_Brief:_ Once the line containing "if (persist >" is found in the records below, return it and each following line exactly, up to and including the line containing "lmx_gemm_desc& d, const", and nothing else.

Record set START

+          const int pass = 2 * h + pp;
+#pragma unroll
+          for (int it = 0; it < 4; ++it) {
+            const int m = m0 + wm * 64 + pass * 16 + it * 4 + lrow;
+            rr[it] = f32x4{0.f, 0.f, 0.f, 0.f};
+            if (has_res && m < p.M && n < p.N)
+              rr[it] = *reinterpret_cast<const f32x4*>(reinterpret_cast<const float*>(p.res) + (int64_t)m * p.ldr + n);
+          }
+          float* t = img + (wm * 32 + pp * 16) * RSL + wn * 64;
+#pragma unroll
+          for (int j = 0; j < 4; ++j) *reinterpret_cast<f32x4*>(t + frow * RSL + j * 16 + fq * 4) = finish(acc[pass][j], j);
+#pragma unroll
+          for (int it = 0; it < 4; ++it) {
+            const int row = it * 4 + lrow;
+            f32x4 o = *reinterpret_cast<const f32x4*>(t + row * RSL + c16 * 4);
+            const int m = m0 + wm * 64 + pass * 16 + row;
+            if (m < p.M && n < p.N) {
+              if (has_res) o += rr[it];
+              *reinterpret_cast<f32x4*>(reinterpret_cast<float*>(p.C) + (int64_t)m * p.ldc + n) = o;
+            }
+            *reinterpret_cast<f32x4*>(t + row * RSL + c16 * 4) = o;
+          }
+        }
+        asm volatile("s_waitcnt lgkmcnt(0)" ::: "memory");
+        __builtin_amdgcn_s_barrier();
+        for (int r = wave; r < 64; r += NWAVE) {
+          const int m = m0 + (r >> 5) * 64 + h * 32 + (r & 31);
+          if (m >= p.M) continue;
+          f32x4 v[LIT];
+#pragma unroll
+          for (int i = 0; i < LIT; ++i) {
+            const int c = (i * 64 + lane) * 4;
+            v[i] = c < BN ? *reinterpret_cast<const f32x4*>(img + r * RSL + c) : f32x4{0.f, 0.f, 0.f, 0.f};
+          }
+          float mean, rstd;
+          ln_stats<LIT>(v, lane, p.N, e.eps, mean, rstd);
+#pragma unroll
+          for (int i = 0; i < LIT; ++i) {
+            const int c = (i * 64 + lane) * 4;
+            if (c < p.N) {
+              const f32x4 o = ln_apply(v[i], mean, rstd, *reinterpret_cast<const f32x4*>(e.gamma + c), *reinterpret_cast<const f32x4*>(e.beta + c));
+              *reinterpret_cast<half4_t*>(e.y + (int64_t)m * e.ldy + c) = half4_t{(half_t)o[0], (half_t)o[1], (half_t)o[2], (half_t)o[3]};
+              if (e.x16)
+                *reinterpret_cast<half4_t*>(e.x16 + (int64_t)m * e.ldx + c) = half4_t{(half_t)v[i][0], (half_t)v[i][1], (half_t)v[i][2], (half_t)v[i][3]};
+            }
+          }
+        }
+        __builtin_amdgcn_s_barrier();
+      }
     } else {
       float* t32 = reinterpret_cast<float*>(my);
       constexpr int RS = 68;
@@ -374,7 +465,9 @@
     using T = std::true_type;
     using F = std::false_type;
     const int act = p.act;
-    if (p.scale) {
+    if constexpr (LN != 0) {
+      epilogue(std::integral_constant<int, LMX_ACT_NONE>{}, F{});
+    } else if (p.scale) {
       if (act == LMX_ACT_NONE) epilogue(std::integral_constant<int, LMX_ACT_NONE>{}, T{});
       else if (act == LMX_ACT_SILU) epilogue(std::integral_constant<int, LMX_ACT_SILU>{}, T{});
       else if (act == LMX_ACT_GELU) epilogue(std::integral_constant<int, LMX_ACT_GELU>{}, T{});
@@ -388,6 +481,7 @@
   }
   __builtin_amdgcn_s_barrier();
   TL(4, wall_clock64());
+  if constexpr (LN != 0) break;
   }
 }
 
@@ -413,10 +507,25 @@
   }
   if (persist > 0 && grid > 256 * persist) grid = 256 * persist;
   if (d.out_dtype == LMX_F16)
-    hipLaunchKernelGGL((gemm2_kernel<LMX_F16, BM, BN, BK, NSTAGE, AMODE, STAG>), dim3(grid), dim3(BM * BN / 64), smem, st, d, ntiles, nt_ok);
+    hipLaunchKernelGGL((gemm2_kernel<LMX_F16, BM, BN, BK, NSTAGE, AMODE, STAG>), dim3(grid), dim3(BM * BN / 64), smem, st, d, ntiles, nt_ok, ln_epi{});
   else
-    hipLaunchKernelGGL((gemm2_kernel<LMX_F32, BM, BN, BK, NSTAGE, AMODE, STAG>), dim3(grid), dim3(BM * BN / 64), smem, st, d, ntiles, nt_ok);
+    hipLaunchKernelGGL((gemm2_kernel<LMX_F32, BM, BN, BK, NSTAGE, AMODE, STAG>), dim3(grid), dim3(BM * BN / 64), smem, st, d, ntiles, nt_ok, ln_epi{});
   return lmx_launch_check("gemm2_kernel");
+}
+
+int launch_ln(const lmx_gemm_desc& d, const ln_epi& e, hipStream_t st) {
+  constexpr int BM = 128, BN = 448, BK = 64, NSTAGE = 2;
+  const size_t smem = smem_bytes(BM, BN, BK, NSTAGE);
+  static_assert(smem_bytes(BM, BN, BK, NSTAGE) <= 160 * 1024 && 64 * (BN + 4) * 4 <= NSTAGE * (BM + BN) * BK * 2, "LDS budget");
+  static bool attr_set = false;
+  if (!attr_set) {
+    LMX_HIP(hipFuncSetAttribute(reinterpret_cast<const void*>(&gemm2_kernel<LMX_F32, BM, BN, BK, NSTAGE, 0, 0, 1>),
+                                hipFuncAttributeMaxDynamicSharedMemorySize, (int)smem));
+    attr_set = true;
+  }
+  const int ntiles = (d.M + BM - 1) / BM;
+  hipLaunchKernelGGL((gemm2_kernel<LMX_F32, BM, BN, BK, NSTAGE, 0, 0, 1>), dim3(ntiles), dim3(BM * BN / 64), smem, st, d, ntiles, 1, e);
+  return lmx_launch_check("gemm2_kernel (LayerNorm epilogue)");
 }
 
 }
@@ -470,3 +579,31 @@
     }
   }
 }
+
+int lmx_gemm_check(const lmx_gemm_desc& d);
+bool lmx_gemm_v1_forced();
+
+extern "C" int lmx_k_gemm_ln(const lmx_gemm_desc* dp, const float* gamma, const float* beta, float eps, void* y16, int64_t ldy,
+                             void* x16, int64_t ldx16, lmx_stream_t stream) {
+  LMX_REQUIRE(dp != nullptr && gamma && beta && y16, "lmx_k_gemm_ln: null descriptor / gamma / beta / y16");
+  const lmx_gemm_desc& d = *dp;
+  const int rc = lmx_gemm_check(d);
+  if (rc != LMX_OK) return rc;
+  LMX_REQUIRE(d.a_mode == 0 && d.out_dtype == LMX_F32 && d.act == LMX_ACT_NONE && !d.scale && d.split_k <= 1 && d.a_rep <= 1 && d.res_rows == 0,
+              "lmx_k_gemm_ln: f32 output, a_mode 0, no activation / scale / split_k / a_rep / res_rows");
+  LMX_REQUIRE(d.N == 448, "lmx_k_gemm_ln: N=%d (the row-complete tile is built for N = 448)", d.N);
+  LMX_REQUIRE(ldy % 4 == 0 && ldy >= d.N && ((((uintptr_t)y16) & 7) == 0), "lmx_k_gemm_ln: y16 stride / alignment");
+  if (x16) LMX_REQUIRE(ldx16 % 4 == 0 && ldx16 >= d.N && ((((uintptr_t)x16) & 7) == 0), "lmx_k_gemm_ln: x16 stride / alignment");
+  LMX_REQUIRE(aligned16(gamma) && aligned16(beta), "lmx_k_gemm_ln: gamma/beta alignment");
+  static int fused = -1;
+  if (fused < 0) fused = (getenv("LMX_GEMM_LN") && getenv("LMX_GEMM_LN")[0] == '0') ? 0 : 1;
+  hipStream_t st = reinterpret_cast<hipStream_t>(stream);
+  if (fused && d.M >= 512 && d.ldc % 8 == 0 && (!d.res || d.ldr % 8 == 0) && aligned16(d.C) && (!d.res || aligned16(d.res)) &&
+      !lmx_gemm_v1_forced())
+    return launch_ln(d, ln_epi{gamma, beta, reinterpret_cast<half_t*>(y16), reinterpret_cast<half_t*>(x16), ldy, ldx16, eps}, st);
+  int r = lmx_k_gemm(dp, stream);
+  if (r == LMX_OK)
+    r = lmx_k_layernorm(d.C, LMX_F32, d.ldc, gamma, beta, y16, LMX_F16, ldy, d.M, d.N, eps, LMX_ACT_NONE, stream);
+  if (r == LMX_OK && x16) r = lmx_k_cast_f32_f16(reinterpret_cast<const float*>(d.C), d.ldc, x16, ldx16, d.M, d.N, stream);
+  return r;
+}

Record set END

_Task result:_
   if (persist > 0 && grid > 256 * persist) grid = 256 * persist;
   if (d.out_dtype == LMX_F16)
-    hipLaunchKernelGGL((gemm2_kernel<LMX_F16, BM, BN, BK, NSTAGE, AMODE, STAG>), dim3(grid), dim3(BM * BN / 64), smem, st, d, ntiles, nt_ok);
+    hipLaunchKernelGGL((gemm2_kernel<LMX_F16, BM, BN, BK, NSTAGE, AMODE, STAG>), dim3(grid), dim3(BM * BN / 64), smem, st, d, ntiles, nt_ok, ln_epi{});
   else
-    hipLaunchKernelGGL((gemm2_kernel<LMX_F32, BM, BN, BK, NSTAGE, AMODE, STAG>), dim3(grid), dim3(BM * BN / 64), smem, st, d, ntiles, nt_ok);
+    hipLaunchKernelGGL((gemm2_kernel<LMX_F32, BM, BN, BK, NSTAGE, AMODE, STAG>), dim3(grid), dim3(BM * BN / 64), smem, st, d, ntiles, nt_ok, ln_epi{});
   return lmx_launch_check("gemm2_kernel");
+}
+
+int launch_ln(const lmx_gemm_desc& d, const ln_epi& e, hipStream_t st) {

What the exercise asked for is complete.